──────── DATA TO EXAMINE
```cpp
__global__ __launch_bounds__(1024) void k_multi_order(const uint32_t* __restrict__ blk_flags, const int4* __restrict__ blk_index, const uint32_t* __restrict__ n_slots_ptr,
                                                     const uint32_t* __restrict__ bits, int n_words, int n_frames, uint32_t wpb, uint32_t live_flag,
                                                     FuseList out) {
  __shared__ uint32_t s_cnt[4], s_off[4];
  const uint32_t n_items = *n_slots_ptr * wpb;
  if (threadIdx.x < 4) s_cnt[threadIdx.x] = 0u;
  __syncthreads();
  const uint32_t it = blockIdx.x * blockDim.x + threadIdx.x;
  uint32_t n = 0u, cls = 0u, pos = 0u;
  if (it < n_items && (blk_flags[it / wpb] & live_flag))
    for (int w = 0; w < n_words; ++w) n += static_cast<uint32_t>(__popc(bits[static_cast<size_t>(it) * n_words + w]));
  if (n) {
    const uint32_t q = 4u * n, f = static_cast<uint32_t>(n_frames);
    cls = q >= 3u * f ? 0u : (q >= 2u * f ? 1u : (q >= f ? 2u : 3u));
    pos = atomicAdd(&s_cnt[cls], 1u);
  }
  __syncthreads();
  if (threadIdx.x < 4) s_off[threadIdx.x] = s_cnt[threadIdx.x] ? atomicAdd(&out.counts[threadIdx.x], s_cnt[threadIdx.x]) : 0u;
  __syncthreads();
  if (n) {
    const uint32_t slot = it / wpb;
    const int4 bi = blk_index[slot];
    *fuseDescPtr(out, cls, s_off[cls] + pos) =
        make_uint4(slot | ((it % wpb) << 24), static_cast<uint32_t>(bi.x), static_cast<uint32_t>(bi.y), static_cast<uint32_t>(bi.z));
  }
}

struct FuseFrameSet {
  FuseFrame f[kMaxTick];
};
__global__ __launch_bounds__(256) void k_copy_words(const uint32_t* __restrict__ src, uint32_t* __restrict__ dst, uint32_t n) {
  const uint32_t i = blockIdx.x * blockDim.x + threadIdx.x;
  if (i < n) dst[i] = src[i];
}
__global__ void k_put_frames(FuseFrameSet s, FuseFrame* __restrict__ dst, int n) {
  const uint32_t* const src = reinterpret_cast<const uint32_t*>(&s);
  uint32_t* const d = reinterpret_cast<uint32_t*>(dst);
  for (uint32_t i = threadIdx.x; i < static_cast<uint32_t>(n) * (sizeof(FuseFrame) / 4); i += blockDim.x) d[i] = src[i];
}

}
```

Baseline: 3964.

## Prefetch depth-image samples for upcoming frames into an LDS ring in fuse kernel

For 8-voxel blocks, the per-frame fusion loop now issues global_load_lds requests for the range-image pixel pairs of the next one or two allowed frames into a per-wave LDS ring. It waits on vmcnt only for the frame about to be folded, so gather latency overlaps with the fold math of earlier frames. The cost is extra LDS per block, which may lower occupancy, plus hand-written waitcnt and ds_read assembly that is fragile. Separately, k_multi_order becomes a grid-stride loop so it can run with fewer blocks.

```diff
diff --git a/khronos_amd/csrc/khr_kernels_fuse.h b/khronos_amd/csrc/khr_kernels_fuse.h
--- a/khronos_amd/csrc/khr_kernels_fuse.h
+++ b/khronos_amd/csrc/khr_kernels_fuse.h
@@ -695,6 +695,11 @@
   foldItemRecords(blk_flags, blk_band, s);
 }
 
+constexpr int kMultiRing = 3;
+template <int N>
+__device__ __forceinline__ void waitVm() {
+  asm volatile("s_waitcnt vmcnt(%0)" : : "n"(N) : "memory");
+}
 template <int VPS, int ZSPLIT, bool DEFCFG, bool EXACT, int WPW, int MINW>
 __global__ __launch_bounds__(64 * WPW, MINW) void k_fuse2(FuseArgs a, FuseList list) {
   constexpr int NV = VPS * VPS * VPS;
@@ -702,8 +707,10 @@
   constexpr int PATCHES = SL / 64;
   constexpr int ZR = VPS / ZSPLIT;
   constexpr int CAP = 64 * ZR;
+  constexpr int RING = VPS == 8 ? kMultiRing : 0;
   static_assert(SL % 64 == 0 && VPS % ZSPLIT == 0 && (ZR == 2 || ZR == 4), "bad block shape");
   __shared__ uint32_t s_rec[WPW][5][CAP];
+  __shared__ uint32_t s_ring[RING > 0 ? WPW : 1][RING > 0 ? RING : 1][4 * ZR][64];
   __shared__ uint32_t s_stat[WPW][2];
   __shared__ uint32_t s_q;
   const int wave = __builtin_amdgcn_readfirstlane(static_cast<int>(threadIdx.x >> 6));
@@ -776,64 +783,60 @@
       if (lane == 0) a.item_mask[mi] = 0;
     }
     uint32_t fbits = ~0u;
-    for (int fi = 0; fi < n_frames; ++fi) {
-    if (((frame_mask >> fi) & 1u) == 0u) continue;
-    if (a.frame_bits != nullptr) {
-      const int gf = fi + a.frame_bit0;
-      if ((gf & 31) == 0 || fi == 0) {
-        const size_t wi = (slot * static_cast<size_t>(PATCHES * ZSPLIT) + static_cast<size_t>(sbi)) * static_cast<size_t>(a.frame_words) + static_cast<size_t>(gf >> 5);
-        fbits = *(const uint32_t __attribute__((address_space(4)))*)(a.frame_bits + wi);
-      }
-      if (((fbits >> (gf & 31)) & 1u) == 0u) {
-        cnt = 0;
-        continue;
-      }
-    }
-    FuseFrame F;
-    {
+    int zeroed = -1, folded = -1;
+    auto allowed = [&](int fi) -> bool {
+      if (((frame_mask >> fi) & 1u) == 0u) return false;
+      if (a.frame_bits != nullptr) {
+        const int gf = fi + a.frame_bit0;
+        if ((gf & 31) == 0 || fi == 0) {
+          const size_t wi = (slot * static_cast<size_t>(PATCHES * ZSPLIT) + static_cast<size_t>(sbi)) * static_cast<size_t>(a.frame_words) + static_cast<size_t>(gf >> 5);
+          fbits = *(const uint32_t __attribute__((address_space(4)))*)(a.frame_bits + wi);
+        }
+        if (((fbits >> (gf & 31)) & 1u) == 0u) {
+          zeroed = fi;
+          return false;
+        }
+      }
+      return true;
+    };
+    auto frameOf = [&](int fi) -> FuseFrame {
+      FuseFrame F;
       const uint32_t __attribute__((address_space(4)))* const w = (const uint32_t __attribute__((address_space(4)))*)(a.frames + fi);
       uint32_t* const d = reinterpret_cast<uint32_t*>(&F);
 #pragma unroll
       for (int i = 0; i < static_cast<int>(sizeof(FuseFrame) / 4); ++i) d[i] = w[i];
-    }
-    const float Wm1 = static_cast<float>(F.W - 1), Hm1 = static_cast<float>(F.H - 1);
-    const float fxfy = F.fx * F.fy;
-    const char* const range_b = reinterpret_cast<const char*>(F.range);
-    const uint32_t W4 = static_cast<uint32_t>(F.W) * 4u;
-    float pxy[3];
-#pragma unroll
-    for (int c = 0; c < 3; ++c) pxy[c] = F.R[3 * c] * px + F.R[3 * c + 1] * py;
-    float uu[ZR], vv[ZR], zz[ZR], yzz[ZR], dd[ZR], ww[ZR];
-    f2u ra[ZR], rb[ZR];
-    bool okk[ZR];
-#pragma unroll
-    for (int k = 0; k < ZR; ++k) {
+      return F;
+    };
+    auto project = [&](const FuseFrame& F, const float (&pxy)[3], int k, float& uc, float& vc, float& voxel_range, float& yz) -> bool {
+      const float Wm1 = static_cast<float>(F.W - 1), Hm1 = static_cast<float>(F.H - 1);
       const int iz = z0 + k;
       const float pz = oz + (static_cast<float>(iz) + 0.5f) * a.vs;
       float pc[3];
 #pragma unroll
       for (int c = 0; c < 3; ++c) pc[c] = (pxy[c] + F.R[3 * c + 2] * pz) + F.t[c];
       bool ok = pc[2] > 0.f;
-      const float voxel_range = range_mode == 0 ? pc[2] : sqrtf((pc[0] * pc[0] + pc[1] * pc[1]) + pc[2] * pc[2]);
+      voxel_range = range_mode == 0 ? pc[2] : sqrtf((pc[0] * pc[0] + pc[1] * pc[1]) + pc[2] * pc[2]);
       ok = ok && !(voxel_range < F.min_range || voxel_range > F.max_range);
-      const float yz = rcpRefined(pc[2]);
+      yz = rcpRefined(pc[2]);
       const float u = divExact(pc[0] * F.fx, pc[2], yz) + F.cx;
       const float v = divExact(pc[1] * F.fy, pc[2], yz) + F.cy;
       ok = ok && (fminf(fminf(u, v), fminf(Wm1 - u, Hm1 - v)) >= 0.f);
-      const float uc = ok ? u : 0.f, vc = ok ? v : 0.f;
+      uc = ok ? u : 0.f;
+      vc = ok ? v : 0.f;
+      return ok;
+    };
+    auto pairOffsets = [&](const FuseFrame& F, float uc, float vc, uint32_t& o0, uint32_t& o1) {
+      const uint32_t W4 = static_cast<uint32_t>(F.W) * 4u;
       const uint32_t u0 = static_cast<uint32_t>(static_cast<int>(uc)), v0 = static_cast<uint32_t>(static_cast<int>(vc));
       const uint32_t v1 = min(v0 + 1u, static_cast<uint32_t>(F.H - 1));
-      const uint32_t o0 = v0 * W4 + u0 * 4u, o1 = v1 * W4 + u0 * 4u;
-      ra[k] = *reinterpret_cast<const f2u*>(range_b + o0);
-      rb[k] = *reinterpret_cast<const f2u*>(range_b + o1);
-      dd[k] = dreg[k];
-      ww[k] = wreg[k];
-      uu[k] = uc;
-      vv[k] = vc;
-      zz[k] = voxel_range;
-      yzz[k] = yz;
-      okk[k] = ok;
-    }
+      o0 = v0 * W4 + u0 * 4u;
+      o1 = v1 * W4 + u0 * 4u;
+    };
+    auto fold = [&](int fi, const FuseFrame& F, const float (&pxy)[3], const float (&uu)[ZR], const float (&vv)[ZR], const float (&zz)[ZR],
+                    const float (&yzz)[ZR], const bool (&okk)[ZR], const f2u (&ra)[ZR], const f2u (&rb)[ZR]) {
+    const float fxfy = F.fx * F.fy;
+    const uint32_t W4 = static_cast<uint32_t>(F.W) * 4u;
+    folded = fi;
     cnt = 0;
 #pragma unroll
     for (int k = 0; k < ZR; ++k) {
@@ -851,7 +854,7 @@
       const uint32_t v1 = min(v0 + 1u, static_cast<uint32_t>(F.H - 1));
       const float du = __builtin_amdgcn_fractf(uc), dv = __builtin_amdgcn_fractf(vc);
       const uint32_t o0 = v0 * W4 + u0 * 4u, o1 = v1 * W4 + u0 * 4u;
-      const float d_old = dd[k], w_old = ww[k];
+      const float d_old = dreg[k], w_old = wreg[k];
       const bool last_col = u0 >= static_cast<uint32_t>(F.W - 1);
       const float r0 = ra[k].x, r1 = rb[k].x, r2 = last_col ? ra[k].x : ra[k].y, r3 = last_col ? rb[k].x : rb[k].y;
       bool use_nearest = interp == 0;
@@ -957,7 +960,118 @@
       __builtin_amdgcn_fence(__ATOMIC_ACQUIRE, "wavefront");
       __builtin_amdgcn_wave_barrier();
     }
-    }
+    };
+    if constexpr (RING == 0) {
+      for (int fi = 0; fi < n_frames; ++fi) {
+        if (!allowed(fi)) continue;
+        const FuseFrame F = frameOf(fi);
+        const char* const range_b = reinterpret_cast<const char*>(F.range);
+        float pxy[3];
+#pragma unroll
+        for (int c = 0; c < 3; ++c) pxy[c] = F.R[3 * c] * px + F.R[3 * c + 1] * py;
+        float uu[ZR], vv[ZR], zz[ZR], yzz[ZR];
+        f2u ra[ZR], rb[ZR];
+        bool okk[ZR];
+#pragma unroll
+        for (int k = 0; k < ZR; ++k) {
+          okk[k] = project(F, pxy, k, uu[k], vv[k], zz[k], yzz[k]);
+          uint32_t o0, o1;
+          pairOffsets(F, uu[k], vv[k], o0, o1);
+          ra[k] = *reinterpret_cast<const f2u*>(range_b + o0);
+          rb[k] = *reinterpret_cast<const f2u*>(range_b + o1);
+        }
+        fold(fi, F, pxy, uu, vv, zz, yzz, okk, ra, rb);
+      }
+    } else {
+      static_assert(ZR == 2 && RING >= 2 && RING <= 3, "the ring walk is built for two z steps per lane");
+      typedef __attribute__((address_space(1))) const void* GPtr;
+      typedef __attribute__((address_space(3))) void* LPtr;
+      auto request = [&](int fi, uint32_t s) {
+        const FuseFrame F = frameOf(fi);
+        const char* const range_b = reinterpret_cast<const char*>(F.range);
+        float pxy[3];
+#pragma unroll
+        for (int c = 0; c < 3; ++c) pxy[c] = F.R[3 * c] * px + F.R[3 * c + 1] * py;
+#pragma unroll
+        for (int k = 0; k < ZR; ++k) {
+          float uc, vc, vr, yz;
+          project(F, pxy, k, uc, vc, vr, yz);
+          uint32_t o0, o1;
+          pairOffsets(F, uc, vc, o0, o1);
+          uint32_t* const dst = &s_ring[wave][s][4 * k][0];
+          __builtin_amdgcn_global_load_lds((GPtr)(range_b + o0), (LPtr)(dst), 4, 0, 0);
+          __builtin_amdgcn_global_load_lds((GPtr)(range_b + o0 + 4u), (LPtr)(dst + 64), 4, 0, 0);
+          __builtin_amdgcn_global_load_lds((GPtr)(range_b + o1), (LPtr)(dst + 128), 4, 0, 0);
+          __builtin_amdgcn_global_load_lds((GPtr)(range_b + o1 + 4u), (LPtr)(dst + 192), 4, 0, 0);
+        }
+      };
+      int scan = 0;
+      auto nextAllowed = [&]() -> int {
+        while (scan < n_frames) {
+          const int fi = scan++;
+          if (allowed(fi)) return fi;
+        }
+        return -1;
+      };
+      int fq[RING];
+#pragma unroll
+      for (int j = 0; j + 1 < RING; ++j) fq[j] = -1;
+      fq[RING - 1] = nextAllowed();
+      if (fq[RING - 1] >= 0) request(fq[RING - 1], 0u);
+#pragma unroll
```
────────────────
TASK BRIEF: Out of the records above, pull the lines that include the word "return".

RESULT:
+      if (((frame_mask >> fi) & 1u) == 0u) return false;
+          return false;
+      return true;
+      return F;
+      return ok;
+          if (allowed(fi)) return fi;
+        return -1;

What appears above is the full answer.